Böylece ikinci büyük yıkıma başladılar.

Oslo görüşmeleri..

Teröristbaşının mesajlarının meydanlarda okutulması..

Yıkım sürüyordu.

Sonuç?

PKK binlerce askerimizi, polisimizi ve korucumuzu şehit etti. Şehirlerde bombalar patlıyor. PKK, dağdan şehre indi.

Hatırlayın!

Salih Müslim has adamıydı bunların. İkide bir kendisini Türkiye'ye çağırır Ankara'da hatırlı misafir olarak ağırlarlardı.

Bugün?

Kırmızı bültenle arıyorlar…

Sonra yıkım sırası Atatürk'ün ordusuna geldi. Rejimi kuran orduydu. Ayakta tutan da yine orduydu.

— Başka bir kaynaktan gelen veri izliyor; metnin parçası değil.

@@ -114,10 +109,14 @@
         const double * s4 = stat + slot * 8 + col * 4;
         return s4[0] + s4[1] + s4[2] + s4[3];
     };
-    auto layer_norm = [&](float xr[2], const mimi_mv & mv) {
-        const float al[2] = { gp(mv.alpha)[t256], gp(mv.alpha)[t256 + 256] };
-        float be[2] = { 0.f, 0.f };
-        if (mv.beta) { be[0] = gp(mv.beta)[t256]; be[1] = gp(mv.beta)[t256 + 256]; }
+    auto ln_load = [&](int q, float al[2], float be[2]) -> bool {
+        const float * alpha = (const float *) ld_ptr(&t_mv[q].alpha), * beta = (const float *) ld_ptr(&t_mv[q].beta);
+        al[0] = gp(alpha)[t256]; al[1] = gp(alpha)[t256 + 256];
+        be[0] = be[1] = 0.f;
+        if (beta) { be[0] = gp(beta)[t256]; be[1] = gp(beta)[t256 + 256]; }
+        return beta != nullptr;
+    };
+    auto layer_norm = [&](float xr[2], const float al[2], const float be[2], const bool has_beta, const float eps) {
         double acc = 0;
 #pragma unroll
         for (int j = 0; j < 2; j++) acc += (double) xr[j];
@@ -127,9 +126,9 @@
 #pragma unroll
         for (int j = 0; j < 2; j++) { const float v = xr[j] - mean; acc += (double) (v * v); }
         acc = col_sum(acc, 1);
-        const float scale = 1.0f / sqrtf((float) (acc / (double) D) + mv.eps);
-#pragma unroll
-        for (int j = 0; j < 2; j++) { float v = ((xr[j] - mean) * scale) * al[j]; if (mv.beta) v = v + be[j]; xr[j] = v; }
+        const float scale = 1.0f / sqrtf((float) (acc / (double) D) + eps);
+#pragma unroll
+        for (int j = 0; j < 2; j++) { float v = ((xr[j] - mean) * scale) * al[j]; if (has_beta) v = v + be[j]; xr[j] = v; }
     };
     auto row_dot = [&](auto kvc, float out[2]) {
         constexpr int KV = decltype(kvc)::value, K = KV * 256;
@@ -162,15 +161,21 @@
     int p = 0;
 #pragma unroll 1
     for (int l = 0; l < L; l++) {
-        if (l == 0 && N.first_partial) {
+        if (FIRST_PARTIAL && l == 0) {
             if (wave < 2) {
 #pragma unroll
                 for (int c = 0; c < 2; c++) if (lane == c) xres[c * 2 + wave] = gp(N.x_in)[(int64_t) c * N.x_cs + wg * 2 + wave];
             }
+            if (wave < 6 && lane == 0) {
+                const int row = wg * 6 + wave;
+                const float o[2] = { gp(N.y0)[row], gp(N.y0)[3 * D + row] };
+                publish(p, 3 * D, row, o);
+            }
             p = __builtin_amdgcn_readfirstlane(p + 1);
         } else {
             CH_STAMP(10);
-            const mimi_mv mv = ld_mv(4 * l);
+            float al[2], be[2];
+            const bool has_beta = ln_load(4 * l, al, be);
             float xr[2];
             if (l == 0) { xr[0] = gp(N.x_in)[(int64_t) col * N.x_cs + t256]; xr[1] = gp(N.x_in)[(int64_t) col * N.x_cs + t256 + 256]; }
             else poll_cols(std::integral_constant<int, 2>(), p, xr, N.delay[0]);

Milli devlet, yine ordunun gücü sayesinde düşmanlarına karşı koyabiliyordu… E, öyle ise, rejimin ele geçirilebilmesi için ordunun bir şekilde hizaya çekilmesi şarttı. Çünkü arkadaşlar "Yeni Türkiye" kuracaklardı.

Sonunda FETÖ ile anlaştılar. Bunlar davanın savcısı, FETÖ ise kumpasçısıydı. Ergenekon ve Balyoz davlarıyla TSK'ya darbe indirilirdi. Ordunun üst komuta kademesi ve önemli subay kadrosu tasfiye edildi.

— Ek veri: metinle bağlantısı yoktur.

@@ -4637,11 +4651,11 @@
             double* fail = h->red + (size_t)ld * ld + 2;
             bp.verify = hs[0]->chol_vfy.p != nullptr;
             if (bp.verify)
-                bp.chol_v.add(h->chol_ntask, (const double*)h->red, Rm, YU, ld, n, nbc, h->chol_tasks.p, (const int*)h->chol_deps.p,
+                bp.chol_v.add(h->chol_ntask, (const double*)h->red, Rm, YU, ld, n, nbc, h->chol_tasks.p, (const int*)h->chol_deps.p, (const int*)h->chol_neager.p,
                               (const int*)h->col_src.p, flagA, flagR, &h->ctl.p->epoch,
                               fail, h->chol_trace.p, (const BaCtl*)h->ctl.p, h->xp.p, h->chol_vfy.p, h->chol_head.p, h->chol_ntask);
             else
-                bp.chol.add(h->chol_ntask, (const double*)h->red, Rm, YU, ld, n, nbc, h->chol_tasks.p, (const int*)h->chol_deps.p,
+                bp.chol.add(h->chol_ntask, (const double*)h->red, Rm, YU, ld, n, nbc, h->chol_tasks.p, (const int*)h->chol_deps.p, (const int*)h->chol_neager.p,
                             (const int*)h->col_src.p, flagA, flagR, &h->ctl.p->epoch,
                             fail, h->chol_trace.p, (const BaCtl*)h->ctl.p, h->xp.p, (unsigned long long*)nullptr, h->chol_head.p, h->chol_ntask);
         }
@@ -5357,6 +5371,27 @@
     if (deps) {
         SE2_REQUIRE(dep_cap >= (int)sp.deps.size(), SE2GPU_ERR_CAPACITY, "debug_solve_plan: %zu dependency entries", sp.deps.size());
         std::memcpy(deps, sp.deps.data(), sp.deps.size() * 4);
+    }
+    return SE2GPU_OK;
+}
+
+int se2gpu_ba_debug_solve_plan_neager(int P, int D, const uint8_t* pattern, int allow_nd, int tile, int32_t* neager, int cap) {
+    SE2_REQUIRE(P > 0 && (D == 3 || D == 6) && (tile == 32 || tile == 64) && neager, SE2GPU_ERR_INVALID, "debug_solve_plan_neager: bad argument");
+    SolvePlan sp;
+    solve_plan_choose(P, D, pattern, allow_nd != 0, sp, false, tile);
+    SE2_REQUIRE(cap >= (int)sp.neager.size(), SE2GPU_ERR_CAPACITY, "debug_solve_plan_neager: %zu tasks", sp.neager.size());
+    std::memcpy(neager, sp.neager.data(), sp.neager.size() * 4);
+    return SE2GPU_OK;
+}
+
+int se2gpu_ba_debug_plan_neager(se2gpu_ba* h, int* nsys, int* permuted, int* ntask, int32_t* neager, int cap) {
+    SE2_REQUIRE(h && h->initialized && nsys && permuted && ntask, SE2GPU_ERR_STATE, "debug_plan_neager before initialize");
+    SE2_CHECK(ba_join(h));
+    SE2_HIP(hipStreamSynchronize(h->stream));
+    *nsys = h->nsys; *permuted = h->col_src.p ? 1 : 0; *ntask = h->chol_ntask;
+    if (neager) {
+        SE2_REQUIRE(cap >= h->chol_ntask && h->chol_neager.p, SE2GPU_ERR_CAPACITY, "debug_plan_neager: %d tasks", h->chol_ntask);
+        SE2_HIP(hipMemcpy(neager, h->chol_neager.p, (size_t)h->chol_ntask * 4, hipMemcpyDeviceToHost));
     }
     return SE2GPU_OK;
 }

Sonunda Türkiye nereye getirildi?

Açılan boşluğu FETÖ doldurdu. Ardından 15 Temmuz darbe girişimi yaşandı.

Peki yıkım bitti mi? Ne gezer.. Yıkım devam ediyor.

Yine hatırlayın…

AB girmek için neler yaptılar neler..

Biz "AB, Hırstıysan ittifakıdır. Türkiye'nin milli bütünlüğüne zarar vermektir. Türkiye AB içinde, egemenlik haklarını kayıp edecek" diyorduk. Onlar, "AB medeniyettir. İşte girmek üzeriyiz" deyip, anlaşma üstüne anlaşma yapıyorlardı.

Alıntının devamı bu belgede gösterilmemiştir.